Abigail Lyons, HGSP programme manager at Scottish Enterprise, said, “It’s great to see the fantastic progress In4Derm has made over the 3 years that our High Growth Spin-out Programme has supported its commercial and technical development, including our recent investment of a £200,000 convertible loan. We look forward to seeing the company’s continued growth and to exploring how we can work together in the future.”

The HGSP supports the commercialisation of leading-edge technologies emerging from Scotland’s universities, research institutes and NHS Boards.

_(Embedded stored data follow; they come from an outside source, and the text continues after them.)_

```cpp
__device__ __forceinline__ float win_x(const char *bf, const char *bc, int k) {
    const uint32_t v = *reinterpret_cast<const uint32_t *>(((k < 55 && win_coarse(k)) ? bc : bf) + win_off(k));
    return (float)__builtin_bit_cast(_Float16, (uint16_t)(v & 0xffffu)) +
           (float)__builtin_bit_cast(_Float16, (uint16_t)(v >> 16));
}
__device__ __forceinline__ void win_terms2(const char *r0, const char *r1, const float *qf, int k,
                                           float &a0, float &a1) {
    const uint32_t v0 = *reinterpret_cast<const uint32_t *>(r0);
    const uint32_t v1 = *reinterpret_cast<const uint32_t *>(r1);
    const float f = qf[(k & 1) * 28 + (k >> 1)];
    a0 = fmaf((float)__builtin_bit_cast(_Float16, (uint16_t)(v0 & 0xffffu)) +
              (float)__builtin_bit_cast(_Float16, (uint16_t)(v0 >> 16)), f, a0);
    a1 = fmaf((float)__builtin_bit_cast(_Float16, (uint16_t)(v1 & 0xffffu)) +
              (float)__builtin_bit_cast(_Float16, (uint16_t)(v1 >> 16)), f, a1);
}
__device__ __forceinline__ void rescreen_win2(const char *wb, int p, const float *qf, float twoR,
                                              float &e0, float &e1) {
    const char *bf0 = wb + 4 * p, *bc0 = wb + 4 * (p >> 1);
    const char *bf1 = bf0 + 256, *bc1 = bc0 + 128;
    float a0 = 0.f, a1 = 0.f;
    int k = 0;
#pragma unroll 1
    for (int r = 0; r < 3; ++r) {
        const int o = WB_FINE + r * WC_PC * 16 + 12;
#pragma unroll
        for (int c = 0; c < 3; ++c, ++k) win_terms2(bc0 + o + 4 * c, bc1 + o + 4 * c, qf, k, a0, a1);
    }
#pragma unroll 1
    for (int r = 0; r < 5; ++r) {
        const int o = r * WF_PC * 16 + 8;
#pragma unroll
        for (int c = 0; c < 5; ++c, ++k) win_terms2(bf0 + o + 4 * c, bf1 + o + 4 * c, qf, k, a0, a1);
    }
#pragma unroll 1
    for (int r = 3; r < 6; ++r) {
        const int o = WB_FINE + r * WC_PC * 16 + 12;
#pragma unroll
        for (int c = 0; c < 3; ++c, ++k) win_terms2(bc0 + o + 4 * c, bc1 + o + 4 * c, qf, k, a0, a1);
    }
#pragma unroll 1
    for (int r = 5; r < 8; ++r) {
        const int o = r * WF_PC * 16 + 8;
        const int nc = r < 7 ? 5 : 2;
#pragma unroll
        for (int c = 0; c < 5; ++c, ++k)
            if (c < nc) win_terms2(bf0 + o + 4 * c, bf1 + o + 4 * c, qf, k, a0, a1);
    }
    const uint32_t v0 = *reinterpret_cast<const uint32_t *>(bf0 + WB_FINE + WB_COARSE);
    const uint32_t v1 = *reinterpret_cast<const uint32_t *>(bf1 + WB_FINE + WB_COARSE);
    a0 = fmaf((float)__builtin_bit_cast(_Float16, (uint16_t)(v0 & 0xffffu)) +
              (float)__builtin_bit_cast(_Float16, (uint16_t)(v0 >> 16)), twoR, a0);
    a1 = fmaf((float)__builtin_bit_cast(_Float16, (uint16_t)(v1 & 0xffffu)) +
              (float)__builtin_bit_cast(_Float16, (uint16_t)(v1 >> 16)), twoR, a1);
    e0 = a0;
    e1 = a1;
}
static_assert(win_off(0) == WB_FINE + 12 && win_off(9) == 8 && win_off(34) == WB_FINE + 3 * WC_PC * 16 + 12 &&
                  win_off(43) == 5 * WF_PC * 16 + 8 && win_off(54) == 7 * WF_PC * 16 + 12 &&
                  win_off(55) == WB_FINE + WB_COARSE,
              "rescreen_win2 walks win_off's rows");

constexpr int WIN_PPL = (WIN_PIECES + 63) / 64;
typedef unsigned int piece_t __attribute__((ext_vector_type(4)));
__device__ __forceinline__ void win_load(const ImgDb &im, long lrow, int lane, piece_t (&pc)[WIN_PPL]) {
    const WinSrc ws = win_src(im, lrow);
#pragma unroll
    for (int j = 0; j < WIN_PPL; ++j) {
        const int i = lane + 64 * j;
        if (i < WIN_PIECES) pc[j] = *reinterpret_cast<const piece_t *>(win_piece(im, ws, i));
    }
}
constexpr int WIN_SLOT = WIN_PPL * 1024;
__device__ __forceinline__ void win_dma(const ImgDb &im, long lrow, int lane, char *wb) {
    asm volatile("" : "+v"(lane));
    const WinSrc ws = win_src(im, lrow);
#pragma unroll
    for (int j = 0; j < WIN_PPL; ++j) {
        const int i = lane + 64 * j;
        __builtin_amdgcn_global_load_lds((const void *)win_piece(im, ws, i < WIN_PIECES ? i : 0),
                                         (void *)(wb + j * 1024), 16, 0, 0);
    }
}
__device__ __forceinline__ void win_dma_wait() {
    asm volatile("s_waitcnt vmcnt(0)" ::: "memory");
    __builtin_amdgcn_wave_barrier();
}
__device__ __forceinline__ void win_store(char *wb, int lane, const piece_t (&pc)[WIN_PPL]) {
#pragma unroll
    for (int j = 0; j < WIN_PPL; ++j) {
        const int i = lane + 64 * j;
        if (i < WIN_PIECES) reinterpret_cast<piece_t *>(wb)[i] = pc[j];
    }
}
__device__ __forceinline__ void wave_lds_sync() {
    __builtin_amdgcn_fence(__ATOMIC_RELEASE, "wavefront");
    __builtin_amdgcn_wave_barrier();
    __builtin_amdgcn_fence(__ATOMIC_ACQUIRE, "wavefront");
}

constexpr int RESCORE_SEGCAP = 1024;
constexpr int RESCORE_REG = 8;
constexpr int RESCORE_RPT = 2;
constexpr int RESCORE_ROWCAP = 512;
static_assert(DB_SEG_MAX <= RESCORE_RPT * 256, "one re-screen step per segment");

__device__ __forceinline__ int vidx(int i) {
    asm volatile("" : "+v"(i));
    return i;
}

__device__ __forceinline__ void segmin_load(const float4 *sq4, long n4, float4 (&v)[RESCORE_REG]) {
    const int tid = threadIdx.x;
    const long lim = tid < 256 ? n4 : 0;
#pragma unroll
    for (int j = 0; j < RESCORE_REG; ++j) {
        const long i = tid + (long)j * 256;
        const float4 x = sq4[i < n4 ? i : 0];
        v[j] = i < lim ? x : make_float4(FLT_MAX, FLT_MAX, FLT_MAX, FLT_MAX);
    }
}
__device__ __forceinline__ float segmin_wave_min(const float4 *sq4, long n4, const float4 (&v)[RESCORE_REG]) {
    const int tid = threadIdx.x;
    const long lim = tid < 256 ? n4 : 0;
    float emin = FLT_MAX;
#pragma unroll
// ... 96 lines not shown
```

image-analogies-python_amd/csrc/ia_rot16.h:

```cpp
#pragma once
#include "ia_internal.h"
#include "ia_split16.h"

namespace ia {

#ifndef IA_R16_P
#define IA_R16_P 3
#endif
constexpr int R16_P = IA_R16_P;
constexpr int R16_NL = 2 * R16_P;
constexpr int R16_M0 = R16_NL + 1;
constexpr int R16_NH = R16_M0 + IA_D;
constexpr int R16_SLOTS = (R16_NH + 16) / 16 * 16;
constexpr int R16_MFMA = R16_SLOTS / 16;
constexpr int R16_TILE_H8 = R16_MFMA * 64;
constexpr int R16_ROW_B = R16_SLOTS * 2;
constexpr int R16_LD = 56;
constexpr int R16_ROT_FLOATS = 13 * 256;
constexpr int R16_ROT_B = R16_ROT_FLOATS * 4;

static inline size_t r16_askseg_off(long nrows) { return (size_t)db_rows_padded(nrows) * R16_ROW_B; }
static inline size_t r16_askc_off(long nrows) {
    return r16_askseg_off(nrows) + img_align((size_t)db_nsegs(nrows) * 4);
}
static inline const unsigned char *r16_askc(const void *dbr, long nrows) {
    return reinterpret_cast<const unsigned char *>(dbr) + r16_askc_off(nrows);
}
static_assert(R16_LD * R16_LD <= R16_ROT_FLOATS, "rotation buffer");

__host__ __device__ constexpr int r16_qpos(int s) {
    return (((s & 15) >> 3) * R16_MFMA + (s >> 4)) * 8 + (s & 7);
}
__host__ __device__ constexpr int r16_dgrp(int s, int j) { return (s >> 4) * 64 + ((s & 15) >> 3) * 32 + j; }

#ifndef IA_R16_SHAPE
#define IA_R16_SHAPE 16
#endif
constexpr bool R16_S16 = IA_R16_SHAPE == 16 && R16_MFMA == 4;
constexpr double R16_EPS_A2 = R16_S16 ? 90.0 : 60.0;
__device__ __forceinline__ double r16_eps(double A, double nqq, double Askip, double nsk) {
    constexpr double U32 = 5.9604644775390625e-08;
    return U32 * (360.0 * A * sqrt(nqq) + R16_EPS_A2 * A * A) + 0x1p-9 * 1.01 * Askip * sqrt(nsk);
}
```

It helps researchers to export their ideas and inventions from the lab to the global marketplace.

Dr Woodland was named Scotland’s top entrepreneurial academic last year when he received the top prize of £78,000 in the Converge Challenge category at the Converge 2019 Awards final.

Converge is Scotland’s largest company creation programme designed for staff, students and recent graduates across all Scottish universities. Since launching in 2011, the programme has trained hundreds of aspiring academic entrepreneurs and supported around 225 businesses, with a survival rate of above 80%.